template <int DT, int KT1, bool BATCH>
__global__ void __launch_bounds__(512) nb_eval_fast_kernel(FastArgs a) {
  constexpr int T = 1, NW = 8, DP = 16 * DT;
  constexpr int KS1 = 4 * KT1;
  constexpr bool TWO = KT1 * NB_HT1 * NB_TILE > FAST_REGION;
  constexpr int KA = TWO ? (KT1 + 1) / 2 : KT1;
  constexpr int NT = DT * (DT + 1) / 2;
  constexpr int HEAD = 128;
  constexpr int TAIL = HEAD + NT * NB_TILE;
  constexpr int TC = (2 + 2 * DP + 127) / 128;
  constexpr int ELL_CHUNKS = 1 + 2 * NT + TC;
  static_assert(DP <= HEAD, "centre fits the head");
  static_assert(TAIL + TC * 128 <= FAST_REGION, "ellipsoid block fits a region");
  static_assert(KA * NB_HT1 * NB_TILE <= FAST_REGION, "layer-1 chunk fits");
  constexpr int NA_D = KA * NB_HT1 * NB_TILE;
  constexpr int NB1_D = (KT1 - KA) * NB_HT1 * NB_TILE;
  constexpr int NC_D = FAST_B_DOUBLES;
  extern __shared__ __attribute__((aligned(16))) double lds[];
  auto reg = [&](int i) __attribute__((always_inline)) {
    return lds + (i & 1) * FAST_REGION;
  };

  const int lane = threadIdx.x & 63;
  const int wave = __builtin_amdgcn_readfirstlane(threadIdx.x >> 6);
  const int lg = lane >> 4;
  const bool m_sample = a.sample != 0;
  const double* blob = a.blob;
  const int n_dim = (int)nb_hdr(blob, NB_H_NDIM);
  const int K = (int)nb_hdr(blob, NB_H_K);
  const bool use_cube = nb_hdr(blob, NB_H_USECUBE) != 0;
  const int ks1 = (n_dim + 1 + 3) >> 2;
  const long long net_stride = nb_hdr(blob, NB_H_NET_STRIDE);
  unsigned long long cnt_ell = 0, cnt_mlp = 0;
  long long sup = blockIdx.x;

  struct Pass {
    const double* nb;
    const double* shift;
    int E, b;
    long long base;
    int n_valid;
  };
  int* pp = (int*)(lds + 2 * FAST_REGION);
  long long n_super;
  if constexpr (BATCH) {
    if (wave == 0) {
      int run = 0;
      for (int g0 = 0; g0 < a.n_groups; g0 += 64) {
        const int g = g0 + lane;
        int v = g < a.n_groups ? (a.totals[g] + 127) >> 7 : 0;
#pragma unroll
        for (int d = 1; d < 64; d <<= 1) {
          const int u = __shfl_up(v, d);
          if (lane >= d) v += u;
        }
        if (g < a.n_groups) pp[g + 1] = run + v;
        run += __shfl(v, 63);
      }
      if (lane == 0) pp[0] = 0;
    }
    __syncthreads();
    n_super = pp[a.n_groups];
    if (sup >= n_super) return;
  } else {
    n_super = (a.n + 16 * NW * T - 1) / (16 * NW * T);
  }
  auto pass_of = [&](long long P) __attribute__((always_inline)) {
    Pass ps;
    if constexpr (BATCH) {
      const long long Pc = P < n_super ? P : n_super - 1;
      int lo = 0, hi = a.n_groups;
      while (hi - lo > 1) {
        const int mid = (lo + hi) >> 1;
        if (pp[mid] <= (int)Pc) lo = mid; else hi = mid;
      }
      const int g = __builtin_amdgcn_readfirstlane(lo);
      const FastGroup gd = a.groups[g];
      ps.nb = gd.nb;
      ps.shift = a.recentre != 0 ? gd.shift : nullptr;
      ps.E = gd.E;
      ps.b = gd.b;
      const int s0 = ((int)Pc - __builtin_amdgcn_readfirstlane(pp[g])) << 7;
      ps.base = (long long)g * a.n_pad + s0;
      const int left = a.totals[g] - s0;
      ps.n_valid = P < n_super ? (left < 128 ? left : 128) : 0;
    } else {
      ps.nb = blob + nb_hdr(blob, NB_H_OFF_NEURAL) +
              a.m * nb_hdr(blob, NB_H_NEURAL_STRIDE);
      ps.shift = (a.recentre != 0 && nb_hdr(blob, NB_H_OFF_SHIFT) != 0)
                     ? blob + nb_hdr(blob, NB_H_OFF_SHIFT) : nullptr;
      ps.E = (int)nb_hdr(blob, NB_H_E);
      ps.b = 0;
      ps.base = 0;
      ps.n_valid = 0;
    }
    return ps;
  };
  Pass cur_p = pass_of(sup);

  const double* dma_src = nullptr;
  double* dma_dst = nullptr;
  int dma_c = 0, dma_n = 0;
  bool dma_ell = false;
  auto dma_begin = [&](const double* src, double* dst, int n_doubles)
      __attribute__((always_inline)) {
    dma_src = src; dma_dst = dst; dma_c = wave; dma_n = n_doubles >> 7;
    dma_ell = false;
  };
  auto dma_begin_ell = [&](const double* nb_blk, double* dst)
      __attribute__((always_inline)) {
    dma_src = nb_blk; dma_dst = dst; dma_c = wave;
    dma_n = ELL_CHUNKS;
    dma_ell = true;
  };
  auto dma_one = [&]() __attribute__((always_inline)) {
    int s_off, d_off;
    if (!dma_ell) {
      s_off = d_off = dma_c * 128;
    } else if (dma_c < 1) {
      s_off = 2 + 2 * DP;
      d_off = 0;
    } else if (dma_c < 1 + 2 * NT) {
      const int p = (dma_c - 1) >> 1, half = (dma_c - 1) & 1;
      int ht = 0;
      while ((ht + 1) * (ht + 2) / 2 <= p) ++ht;
      const int kt = p - ht * (ht + 1) / 2;
      s_off = 2 + 3 * DP + (kt * DT + ht) * NB_TILE + half * 128;
      d_off = HEAD + p * NB_TILE + half * 128;
    } else {
      const int i = dma_c - 1 - 2 * NT;
      s_off = nb_ell_block_size(DT) + i * 128;
      d_off = TAIL + i * 128;
    }
    __builtin_amdgcn_global_load_lds(
        (nbf_gptr)(dma_src + s_off + 2 * lane),
        (nbf_lptr)(dma_dst + d_off), 16, 0, 0);
    dma_c += NW;
  };
  auto dma_tick = [&]() __attribute__((always_inline)) {
    if (dma_c < dma_n) dma_one();
  };
  auto dma_flush = [&]() __attribute__((always_inline)) {
    while (dma_c < dma_n) dma_one();
  };

  int q = 0;
  dma_begin_ell(cur_p.nb, reg(0));
  dma_flush();
  long long pt[T];
  bool valid[T];
  double2 xraw[T][2 * DT];
  auto row_of = [&](long long p) __attribute__((always_inline)) {
    return p < a.n ? (a.idx != nullptr ? a.idx[p] : p) : 0ll;
  };
  auto row_in = [&](const Pass& ps, int t) __attribute__((always_inline)) {
    const int slot = (wave * T + t) * 16 + (lane & 15);
    return (long long)a.dense[ps.base + (slot < ps.n_valid ? slot : 0)];
  };
  long long nrow[T];
#pragma unroll
  for (int t = 0; t < T; ++t) {
    pt[t] = ((sup * NW + wave) * T + t) * 16 + (lane & 15);
    valid[t] = pt[t] < a.n;
    if constexpr (BATCH) nrow[t] = row_in(cur_p, t);
    else nrow[t] = row_of(pt[t]);
  }
  load_points_raw<DT, T>(a.x, nrow, n_dim, lane, xraw);

  for (; sup < n_super; sup += gridDim.x) {
    const double* nb_m = cur_p.nb;
    const double* shift = cur_p.shift;
    const int E = cur_p.E;
    const double* nets = nb_m + nb_ell_block_size(DT) + 2 + 2 * DP;
    const Pass next_p = pass_of(sup + gridDim.x);
    int lgp = lg;
    asm volatile("" : "+v"(lgp));
    long long crow[T];
    dma_begin(nets, reg(q ^ 1), NA_D);
    dma_flush();
    asm volatile("s_waitcnt vmcnt(%0)" ::"n"((NA_D / 128 + NW - 1) / NW)
                 : "memory");
    __syncthreads();
    const double* blk = reg(q);
    const double thr = blk[TAIL];

    bool in_cube[T], acc_outer[T], want[T];
    double xin[T][4 * DT];
#pragma unroll
    for (int t = 0; t < T; ++t) {
      pt[t] = ((sup * NW + wave) * T + t) * 16 + (lane & 15);
      in_cube[t] = true;
      if constexpr (BATCH) {
        valid[t] = (wave * T + t) * 16 + (lane & 15) < cur_p.n_valid;
        crow[t] = nrow[t];
        nrow[t] = row_in(next_p, t);
      } else {
        valid[t] = pt[t] < a.n;
        nrow[t] = row_of((((sup + gridDim.x) * NW + wave) * T + t) * 16 +
                         (lane & 15));
      }
    }
    points_from_raw<DT, T>(xraw, valid, n_dim, lgp, xin);
    if (shift != nullptr) {
#pragma unroll
      for (int ks = 0; ks < 4 * DT; ++ks) {
        const double sv = shift[4 * ks + lgp];
        const bool on = shift[DP + 4 * ks + lgp] != 0.0;
#pragma unroll
        for (int t = 0; t < T; ++t) {
          const double v = xin[t][ks] + sv;
          xin[t][ks] = on ? v - floor(v) : xin[t][ks];
        }
      }
    }
    if (m_sample) {
      bool cbad[T];
#pragma unroll
      for (int t = 0; t < T; ++t) cbad[t] = false;
#pragma unroll
      for (int ks = 0; ks < 4 * DT; ++ks) {
        const int f = 8 * (ks >> 1) + 2 * lgp + (ks & 1);
        const bool boxed = use_cube && f < n_dim;
#pragma unroll
        for (int t = 0; t < T; ++t)
          cbad[t] |= boxed && !(xin[t][ks] >= 0.0 && xin[t][ks] < 1.0);
      }
#pragma unroll
      for (int t = 0; t < T; ++t) {
        in_cube[t] = !point_any(cbad[t], lane);
        acc_outer[t] = in_cube[t];
        want[t] = valid[t] && acc_outer[t];
      }
    } else {
#pragma unroll
      for (int t = 0; t < T; ++t) { acc_outer[t] = false; want[t] = valid[t]; }
    }

    double y[T][4 * DT], r2[T];
    bool box_bad[T], inside_e[T], need[T];
    ell_eval_centre<DT, T>(blk, blk + HEAD, n_dim, xin, lane, lgp, y, r2);
#pragma unroll
    for (int t = 0; t < T; ++t) box_bad[t] = false;
    bool wave_mlp = false;
#pragma unroll
    for (int t = 0; t < T; ++t) {
      inside_e[t] = !box_bad[t] && r2[t] < 1.0;
      need[t] = m_sample ? (want[t] && inside_e[t]) : valid[t];
      cnt_ell += __popcll(__ballot(want[t] && lg == 0));
      cnt_mlp += (unsigned long long)E * __popcll(__ballot(need[t] && lg == 0));
      wave_mlp |= need[t];
    }
    wave_mlp = __any(wave_mlp);

    double tin[T][KS1];
    {
      const double* r_mean = blk + TAIL + 2;
      const double* r_isc = r_mean + DP;
#pragma unroll
      for (int ks = 0; ks < KS1; ++ks) {
        const int f = 4 * ks + lgp;
        if (ks < 4 * DT) {
          const double mv = r_mean[f], sv = r_isc[f];
          const double pad = (f == n_dim) ? 1.0 : 0.0;
#pragma unroll
          for (int t = 0; t < T; ++t) {
            const double v = (y[t][ks] - mv) * sv;
            tin[t][ks] = (f < n_dim) ? v : pad;
          }
        } else {
#pragma unroll
          for (int t = 0; t < T; ++t) tin[t][ks] = (f == n_dim) ? 1.0 : 0.0;
        }
      }
    }
    asm volatile("s_waitcnt vmcnt(0)" ::: "memory");
    __syncthreads();
#pragma unroll
    for (int t = 0; t < T; ++t) asm volatile("" : "+v"(nrow[t]));

    double total[T];
#pragma unroll
    for (int t = 0; t < T; ++t) total[t] = 0.0;
    int cur = q ^ 1;

    auto stage_end = [&]() __attribute__((always_inline)) {
      dma_flush();
      asm volatile("s_waitcnt vmcnt(0)" ::: "memory");
      __syncthreads();
      cur ^= 1;
    };
    auto network = [&](int e, auto last_c) __attribute__((always_inline)) {
      constexpr bool LAST = decltype(last_c)::value;
      const double* w_e = nets + e * net_stride;
      double h1[T][4 * NB_HT1];
      if constexpr (TWO) {
        dma_begin(w_e + NA_D, reg(cur ^ 1), NB1_D);
        if (wave_mlp)
          fl_chunk<T, KS1, NB_HT1, 0, 4 * KA, 2>(reg(cur), ks1, tin, lane, h1,
                                                dma_tick);
        stage_end();
        dma_begin(w_e + NA_D + NB1_D, reg(cur ^ 1), NC_D);
        if (wave_mlp) {
          fl_chunk<T, KS1, NB_HT1, 4 * KA, KS1, 1>(reg(cur), ks1, tin, lane,
                                                  h1, dma_tick);
          fl_pad<T, NB_HT1, 25, 0>(h1, lane);
        }
        stage_end();
      } else {
        dma_begin(w_e + NA_D, reg(cur ^ 1), NC_D);
        if (wave_mlp) {
          fl_chunk<T, KS1, NB_HT1, 0, KS1, 1>(reg(cur), ks1, tin, lane, h1,
                                             dma_tick);
          fl_pad<T, NB_HT1, 25, 0>(h1, lane);
        }
        stage_end();
      }
      if constexpr (LAST) {
        load_points_raw<DT, T>(a.x, nrow, n_dim, lane, xraw);
        dma_begin_ell(next_p.nb, reg(cur ^ 1));
      } else {
        dma_begin(nets + (e + 1) * net_stride, reg(cur ^ 1), NA_D);
      }
      if (wave_mlp) {
        const double* w2 = reg(cur);
        const double* w3 = w2 + NB_HT1 * NB_HT2 * NB_TILE;
        const double* w4 = w3 + NB_HT2 * NB_HT3 * NB_TILE;
        double h2[T][4 * NB_HT2], h3[T][4 * NB_HT3], o[T][4];
        double a2[FlFirst<8, NB_HT2>::NA], a3[FlFirst<8, NB_HT3>::NA],
            a4[FlFirst<8, 1>::NA];
        fl_read_first<8, NB_HT2>(w2, lane, a2);
        fl_layer_from<T, 8, 26, 0, NB_HT2, true, 2, 1, 0>(
            w2, 26, h1, lane, h2, a2,
            [&]() __attribute__((always_inline)) {
              fl_read_first<8, NB_HT3>(w3, lane, a3);
            },
            dma_tick);
        fl_pad<T, NB_HT2, 12, 2>(h2, lane);
        fl_layer_from<T, 8, 13, 0, NB_HT3, true, 2, 2, 0>(
            w3, 13, h2, lane, h3, a3,
            [&]() __attribute__((always_inline)) {
              fl_read_first<8, 1>(w4, lane, a4);
            },
            dma_tick);
        fl_pad<T, NB_HT3, 5, 0>(h3, lane);
        fl_layer_from<T, 8, 6, 0, 1, true, 2, 5, 0>(
            w4, 6, h3, lane, o, a4, []() __attribute__((always_inline)) {},
            dma_tick);
#pragma unroll
        for (int t = 0; t < T; ++t) total[t] += o[t][0];
      }
      stage_end();
    };
    for (int e = 0; e + 1 < E; ++e) network(e, std::false_type{});
    network(E - 1, std::true_type{});
    q = cur;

Task details
The response should be the listing above, limited to the lines between the one holding "constexpr int T = 1, NW = 8, DP = 16 * DT;" and the one holding "constexpr int HEAD = 128;", inclusive, reproduced exactly.

Reply to the exercise
  constexpr int T = 1, NW = 8, DP = 16 * DT;
  constexpr int KS1 = 4 * KT1;
  constexpr bool TWO = KT1 * NB_HT1 * NB_TILE > FAST_REGION;
  constexpr int KA = TWO ? (KT1 + 1) / 2 : KT1;
  constexpr int NT = DT * (DT + 1) / 2;
  constexpr int HEAD = 128;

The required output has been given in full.